A childless couple makes a wish that magically comes true.
Lots of syrupy symbolism in this Disney weeper, but its basic story about the depths of parental love feels well intentioned.
Jennifer Garner, Joel Edgerton, CJ Adams
Someday we should hold a contest to see who's better at smiling through tears: Robin Williams or Jennifer Garner. Thanks to "The Odd Life of Timothy Green," it's advantage Garner as a childless woman who magically grows a little boy in her garden. You're picturing her expression right now, aren't you?
Whether you'll wear it yourself while watching this Disney production depends on your tolerance for rays of light, pearls of wisdom, polka dots, moonbeams, etc. Mine is pretty low. Even sweet-natured viewers might find that "Timothy Green" is a little too much syrup to consume in one sitting. Garner and Joel Edgerton ("Warrior") play Cindy and Jim Green, who after years of trying to conceive decide to symbolically bury their hopes in a box in the backyard. After a nourishing rainstorm, they discover Timothy (CJ Adams, very adorable), a mostly normal 10-year-old except for the leaves sprouting from his shins. He's everything the Greens jotted on their wish list, though he doesn't always behave as expected.

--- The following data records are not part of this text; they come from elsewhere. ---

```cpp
int cone_eval_recall(const double* rows, const int32_t* n, const double* gt, int nq, int max_after,
                     const double* thresholds, int n_thr, const int32_t* topk, int n_topk, int mode,
                     int64_t* hits, double* top1_iou, void* stream);
int cone_eval_window_recall(const int32_t* win_idx, int nq, int k, const double* gt, double clip_length,
                            int slide, const int32_t* topk, int n_topk, int64_t* hits, void* stream);

int cone_prof_enable(int on);
int64_t cone_prof_collect(double* out, int64_t max_rec);

int cone_model_set_option(cone_model* m, const char* name, int value);
int cone_test_gemm(const float* A, const float* A2, int a2_mod, const float* W, const float* bias,
                   const float* R, const float* ln_g, const float* ln_b, float* C, float* C2,
                   const float* ADD, int M, int N, int K, int flags, void* stream);
size_t cone_test_gemm_bf16_image_bytes(int N, int K);
int cone_test_gemm_bf16(const float* A, const float* A2, int a2_mod, const float* W, const float* bias,
                        const float* R, const float* ln_g, const float* ln_b, float* C, float* C2,
                        const float* ADD, int M, int N, int K, int flags, void* img, int ldc, int r_mod,
                        const int32_t* M_dev, void* stream);
int cone_test_ffn(const float* X, const float* W1, const float* b1, const float* W2, const float* b2,
                  const float* ln_g, const float* ln_b, float* OUT, int M, int ff, void* stream);
int cone_test_proj_ffn(const float* A, const float* Wo, const float* bo, const float* R, const float* pg, const float* pb,
                       const float* W1, const float* b1, const float* W2, const float* b2, const float* ln_g,
                       const float* ln_b, float* OUT, int M, int ff, void* stream);
#define CONE_TEST_PACK 1
#define CONE_TEST_SINGLE_PIECE 2
size_t cone_test_ffn_split_image_bytes(int ff);
int cone_test_ffn_split(const float* X, const float* W1, const float* b1, const float* W2, const float* b2,
                        const float* ln_g, const float* ln_b, float* OUT, int M, int ff, void* img, int pack, void* stream);
size_t cone_test_rows_split_image_bytes(int N);
int cone_test_rows_split(const float* X, const float* W, const float* bias, float* C, int M, int N, void* img, int pack,
                         void* stream);
#define CONE_FFN_SPREAD_MAX_ROWS 1024
size_t cone_test_proj_ffn_spread_scratch_bytes(int ff);
int cone_test_proj_ffn_spread(const float* A, const float* Wo, const float* bo, const float* R, const float* pg, const float* pb,
                              const float* W1, const float* b1, const float* W2, const float* b2, const float* ln_g,
                              const float* ln_b, float* OUT, int M, int ff, void* scratch, void* stream);
enum { CONE_TAIL_FORM_ROWS128 = 0, CONE_TAIL_FORM_ROWS64 = 1, CONE_TAIL_FORM_WIDE = 2, CONE_TAIL_FORM_LADDER = 3,
       CONE_TAIL_FORM_SPREAD = 4 };
int cone_test_tail_form(const float* A, const float* Wo, const float* bo, const float* R, const float* pg, const float* pb,
                        const float* W1, const float* b1, const float* W2, const float* b2, const float* ln_g,
                        const float* ln_b, float* OUT, int M, int ff, const int32_t* r_idx, const float* R2,
                        const int32_t* M_dev, int pre, float* OUT2, int form, int n_cu, void* scratch, void* stream);
size_t cone_test_proj_split_image_bytes(void);
int cone_test_proj_ffn_split(const float* A, const float* Wo, const float* bo, const float* R, const float* pg,
                             const float* pb, const float* W1, const float* b1, const float* W2, const float* b2,
                             const float* ln_g, const float* ln_b, float* OUT, int M, int ff, void* img, void* wo_img,
                             int pack, void* stream);
int cone_test_enc_attn(int mode, const float* QKV, const float* qkv_vid, const float* qkv_txt, const float* pos_qk,
                       const int32_t* vrow0, const int32_t* vlen, const int32_t* trow0, const int32_t* off, float* OUT,
                       int B, int Lmax, int pos_zero_row , void* stream);
int cone_test_dec_cross(const float* DQ, const float* X, const float* pos_rows, const int32_t* vlen, const int32_t* off,
                        const float* Wk, const float* WvT, const float* bv, float* OUT, int B, int nq, int Lmax,
                        int variant, float* qk_slabs, void* stream);
size_t cone_test_dec_cross_slab_floats(void);
int cone_test_enc_attn_txt(int mode, const float* QKV, const float* qkv_vid, const float* qkv_txt, const float* pos_qk,
                           const float* txt_pos_qk, const int32_t* vrow0, const int32_t* vlen, const int32_t* trow0,
                           const int32_t* off, float* OUT, int B, int Lmax, int pos_zero_row, void* stream);
int cone_test_small_attn(const float* Q, int ldq, const float* K, int ldk, const float* V, int ldv, float* OUT, int ldo,
                         const int32_t* off, int B, int nq, int Lmax, void* stream);
int cone_test_dec_cross_ex(const float* DQ, const float* XP, const float* X, const float* pos_rows, const int32_t* vlen,
                           const int32_t* off, const float* Wk, const float* WvT, const float* bv, float* OUT, int B, int nq,
                           int Lmax, int variant, float* qk_slabs, const float* sal_w, const float* sal_b, float* sal,
                           int sal_ld, void* stream);
int cone_test_layernorm(const float* x, const float* g, const float* b, float* out, int64_t n_rows,
                        int dim, void* stream);
int cone_test_gen_attn(const float* Q, int ldq, const float* K, int ldk, const float* V, int ldv, float* OUT, int ldo,
// ... 41 lines not shown
```

Measured before the change: 376,200.

## Add persistent MFMA GEMM for K=256 bias-only projections with tail fallback

Result: no change. 379,100, median of 6 (+0.8%).

```diff
diff --git a/cone_amd/_lib.py b/cone_amd/_lib.py
--- a/cone_amd/_lib.py
+++ b/cone_amd/_lib.py
@@ -149,6 +149,9 @@
     "cone_test_gemm": (C.c_int, [C.c_void_p, C.c_void_p, C.c_int, C.c_void_p, C.c_void_p, C.c_void_p,
                                  C.c_void_p, C.c_void_p, C.c_void_p, C.c_void_p, C.c_void_p, C.c_int, C.c_int,
                                  C.c_int, C.c_int, C.c_void_p]),
+    "cone_test_gemm_ladder": (C.c_int, [C.c_void_p, C.c_void_p, C.c_int, C.c_void_p, C.c_void_p, C.c_void_p,
+                                        C.c_void_p, C.c_void_p, C.c_void_p, C.c_void_p, C.c_void_p, C.c_int, C.c_int,
+                                        C.c_int, C.c_int, C.c_int, C.c_void_p, C.c_int, C.c_void_p]),
     "cone_test_gemm_bf16_image_bytes": (C.c_size_t, [C.c_int, C.c_int]),
     "cone_test_gemm_bf16": (C.c_int, [C.c_void_p, C.c_void_p, C.c_int, C.c_void_p, C.c_void_p, C.c_void_p,
                                       C.c_void_p, C.c_void_p, C.c_void_p, C.c_void_p, C.c_void_p, C.c_int, C.c_int,
diff --git a/cone_amd/build.py b/cone_amd/build.py
--- a/cone_amd/build.py
+++ b/cone_amd/build.py
@@ -12,7 +12,7 @@
 PYLISTS = os.path.join(HERE, "_cone_pylists.so")
 SOURCES = ["api.hip", "gemm.hip", "rowops.hip", "attention.hip", "window_ops.hip", "prefilter.hip",
            "postproc.hip", "prof.hip", "dec_cross.hip", "metrics.hip", "ffn.hip", "criterion.hip", "dec_cross_mfma.hip", "ffn_split.hip", "ffn_wide.hip",
-           "general.hip", "ffn_bf16.hip", "gemm_bf16.hip"]
+           "general.hip", "ffn_bf16.hip", "gemm_bf16.hip", "gemm_persist.hip"]
 FLAGS = ["-O3", "--offload-arch=gfx950", "-fPIC", "-std=c++17", "-Wall", "-Wno-unused-function"]
 NO_CONTRACT = {"window_ops.hip", "postproc.hip", "metrics.hip", "criterion.hip", "general.hip"}
 
diff --git a/cone_amd/csrc/api.hip b/cone_amd/csrc/api.hip
--- a/cone_amd/csrc/api.hip
+++ b/cone_amd/csrc/api.hip
@@ -4,6 +4,7 @@
 #include <vector>
 
 #include "common.h"
+#include "gemm_persist.h"
 #include "rows_chain.h"
 
 namespace cone {
@@ -1638,3 +1639,13 @@
                                     void* stream) {
     return launch_tile_rows2(d0, s0, d1, s1, period, n_rows, (hipStream_t)stream);
 }
+extern "C" int cone_test_gemm_ladder(const float* A, const float* A2, int a2_mod, const float* W, const float* bias,
+                                     const float* R, const float* ln_g, const float* ln_b, float* C, float* C2,
+                                     const float* ADD, int M, int N, int K, int flags, int ldc, const int32_t* M_dev, int n_cu,
+                                     void* stream) {
+    GemmArgs g = G(nullptr, A, K, W, K, bias, C, ldc ? ldc : N, M, M_dev, N, K, flags & 0xff);
+    g.variant = (flags >> 8) & 3;
+    g.A2 = A2; g.lda2 = K; g.a2_mod = a2_mod; g.R = R; g.ldr = N; g.ln_g = ln_g; g.ln_b = ln_b;
+    g.C2 = C2; g.ADD = ADD;
+    return launch_gemm_ladder(g, n_cu, (hipStream_t)stream);
+}
diff --git a/cone_amd/csrc/gemm.hip b/cone_amd/csrc/gemm.hip
--- a/cone_amd/csrc/gemm.hip
+++ b/cone_amd/csrc/gemm.hip
@@ -1,6 +1,7 @@
 #include <mutex>
 
 #include "common.h"
+#include "gemm_persist.h"
 #include "rows_chain.h"
 
 #ifndef CONE_GEMM_NT_STORE
@@ -400,7 +401,7 @@
     constexpr int RBK = 16, SLAB = (RT_BM + RT_BN) * RBK, NBUF = 3, NPIECE = 3;
     extern __shared__ __attribute__((aligned(16))) float smem[];
     int M = p.M;
-    if (p.M_dev) { int md = *p.M_dev; M = md < M ? md : M; }
+    if (p.M_dev) { int md = *p.M_dev - p.m_off; M = md < M ? md : M; }
     const int nc = p.N / RT_BN;
     const int L = blockIdx.x, grp = L / (8 * nc), r0 = L % (8 * nc);
     const int m0 = (grp * 8 + (r0 & 7)) * RT_BM;
@@ -882,7 +883,7 @@
 #define CONE_RS_SPLIT_WGS 256
 #endif
 
-int launch_gemm(const GemmArgs& a, hipStream_t s) {
+static int launch_gemm_on(const GemmArgs& a, hipStream_t s, int n_cu_as) {
     CONE_REQUIRE(a.K > 0 && a.K % BK == 0, "gemm: K=%d must be a multiple of %d", a.K, BK);
     CONE_REQUIRE(a.lda % 4 == 0 && a.ldw % 4 == 0, "gemm: lda/ldw must be multiples of 4");
     CONE_REQUIRE(!(a.flags & EPI_RESIDUAL) || a.R, "gemm: residual flag without R");
@@ -906,6 +907,22 @@
         }));
         int n_cu = 0;
         CONE_CHECK_HIP(device_once(once, [] { return hipSuccess; }, &n_cu));
+        if (n_cu_as > 0) n_cu = n_cu_as;
+#if CONE_GEMM_PERSIST
+        if (a.variant == GEMM_AUTO && gemm_persist_supported(a) && a.ldc % 4 == 0) {
+            const int64_t round = (int64_t)GP_ROWS * n_cu;
+            const int64_t m1 = a.M / round * round;
+            if (m1 > 0) {
+                GemmArgs h = a;
+                h.M = (int)m1;
+                if (int rc = launch_gemm_persist(h, n_cu, s)) return rc;
+                if (m1 == a.M) return 0;
+                GemmArgs t = a;
+                t.A = a.A + (size_t)m1 * a.lda; t.C = a.C + (size_t)m1 * a.ldc; t.M = (int)(a.M - m1); t.m_off = (int)m1;
+                return launch_gemm_on(t, s, n_cu_as);
+            }
+        }
+#endif
         const bool waves8 = a.variant != GEMM_ROWS4;
         const bool small_ok = waves8 && !a.C2 && a.variant == GEMM_AUTO && rs_lds_bytes(a.K) <= 160 * 1024;
         if (small_ok && (int64_t)((a.M + 15) / 16) * (a.N / RT_BN) > RS_MAX_WGS && a.m_off == 0) {
@@ -917,11 +934,11 @@
                 GemmArgs h = a;
                 h.M = (int)m1;
                 h.variant = GEMM_ROWS8;
-                if (int rc = launch_gemm(h, s)) return rc;
+                if (int rc = launch_gemm_on(h, s, n_cu_as)) return rc;
                 GemmArgs t = a;
                 t.A = a.A + (size_t)m1 * a.lda; t.C = a.C + (size_t)m1 * a.ldc; t.M = (int)rem; t.m_off = (int)m1;
                 if (a.R && !a.r_mod) t.R = a.R + (size_t)m1 * a.ldr;
-                return launch_gemm(t, s);
+                return launch_gemm_on(t, s, n_cu_as);
             }
         }
         if (small_ok && !(a.flags & EPI_LN) && a.K <= 1024 && (a.M + 15) / 16 <= RSP_MAX_GROUPS &&
@@ -940,7 +957,7 @@
         }
         const int row_tiles = (a.M + RT_BM - 1) / RT_BM;
         dim3 grid((unsigned)((row_tiles + 7) / 8 * 8 * (a.N / RT_BN)));
-        ProfScope ps(waves8 ? PK_GEMM_ROWS16 : PK_GEMM_ROWS, a.M, a.N, a.K, a.M_dev, s);
+        ProfScope ps(waves8 ? PK_GEMM_ROWS16 : PK_GEMM_ROWS, a.M, a.N, a.K, a.M_dev, s, waves8 ? a.m_off : 0);
         if (waves8)
             hipLaunchKernelGGL(gemm_rows16_kernel, grid, dim3(512), RowTile<16>::LDS_BYTES, s, a);
         else
@@ -968,6 +985,12 @@
     return 0;
 }
 
+int launch_gemm(const GemmArgs& a, hipStream_t s) { return launch_gemm_on(a, s, 0); }
+int launch_gemm_ladder(const GemmArgs& a, int n_cu, hipStream_t s) {
+    CONE_REQUIRE(n_cu > 0, "gemm ladder hook: needs a CU count");
+    return launch_gemm_on(a, s, n_cu);
+}
+
 bool rows_chain_supported(int M) { return M > 0 && (M + 15) / 16 <= RS_MAX_WGS; }
 bool gemm_rows_spread_rows(int M) { return M > 0 && (M + 15) / 16 <= RSP_MAX_GROUPS; }
 
diff --git a/cone_amd/csrc/gemm_persist.h b/cone_amd/csrc/gemm_persist.h
--- /dev/null
+++ b/cone_amd/csrc/gemm_persist.h
@@ -0,0 +1,17 @@
+#pragma once
+
+#include "common.h"
+
+namespace cone {
+
+#ifndef CONE_GEMM_PERSIST
+#define CONE_GEMM_PERSIST 1
+#endif
+
+constexpr int GP_ROWS = 128;
+
+bool gemm_persist_supported(const GemmArgs& a);
+int launch_gemm_persist(const GemmArgs& a, int grid, hipStream_t s);
+int launch_gemm_ladder(const GemmArgs& a, int n_cu, hipStream_t s);
+
+}
diff --git a/cone_amd/csrc/gemm_persist.hip b/cone_amd/csrc/gemm_persist.hip
--- /dev/null
+++ b/cone_amd/csrc/gemm_persist.hip
@@ -0,0 +1,165 @@
+#include "gemm_persist.h"
+#include "tail_f32_common.h"
+
+namespace cone {
+
+constexpr int GP_NW = 8;
+constexpr int GP_K = 256;
+constexpr int GP_STAGE = 32 * GP_K;
+constexpr int GP_NST = 4;
+constexpr int GP_NPIECE = 32 / GP_NW;
+constexpr int GP_MAX_N = 4096;
+static_assert(GP_ROWS == 16 * GP_NW, "a wave owns 16 rows of the tile");
+static_assert(GP_NPIECE == 4, "the chunk's units 0 .. 3 issue one piece each; the chunk's counted wait leaves exactly these "
+                              "GP_NPIECE youngest entries of the vmcnt queue outstanding");
+constexpr int GP_SYNC_UNIT = 6;
+static_assert(GP_SYNC_UNIT >= GP_NPIECE - 1 && GP_SYNC_UNIT < 7, "the chunk's pieces are issued ahead of its wait; unit 7 prefetches behind it");
+static_assert((GP_NST & (GP_NST - 1)) == 0 && GP_NST >= 4, "stage index is masked; chunk c + 2 must not land in a stage still read");
+
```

What is Timothy supposed to be, exactly? He's clearly been sent to repair rifts (David Morse and Rosemarie DeWitt play flawed family members) and brighten lives (Odeya Rush is impressive as a local misfit). For the Greens, who are considering adoption, Timothy is a sort of practice child -- an interesting but slightly weird notion. Director Peter Hedges ("Dan in Real Life") and his co-writer, Ahmet Zappa (yes, Frank's son), waver between fairy tale and real-world drama, but the tones never harmonize.
"Timothy Green" also piles the whimsy a mile high: The Greens' small town is supported entirely by a pencil factory (Ron Livingston and Dianne Wiest play the bosses) falling on hard times. Looks like Timothy has been sent to save the pencil industry, too.
PLOT A childless couple makes a wish that magically comes true.
PLAYING AT Area theaters
BOTTOM LINE Lots of syrupy symbolism in this Disney weeper, but its basic story about the depths of parental love feels well intentioned.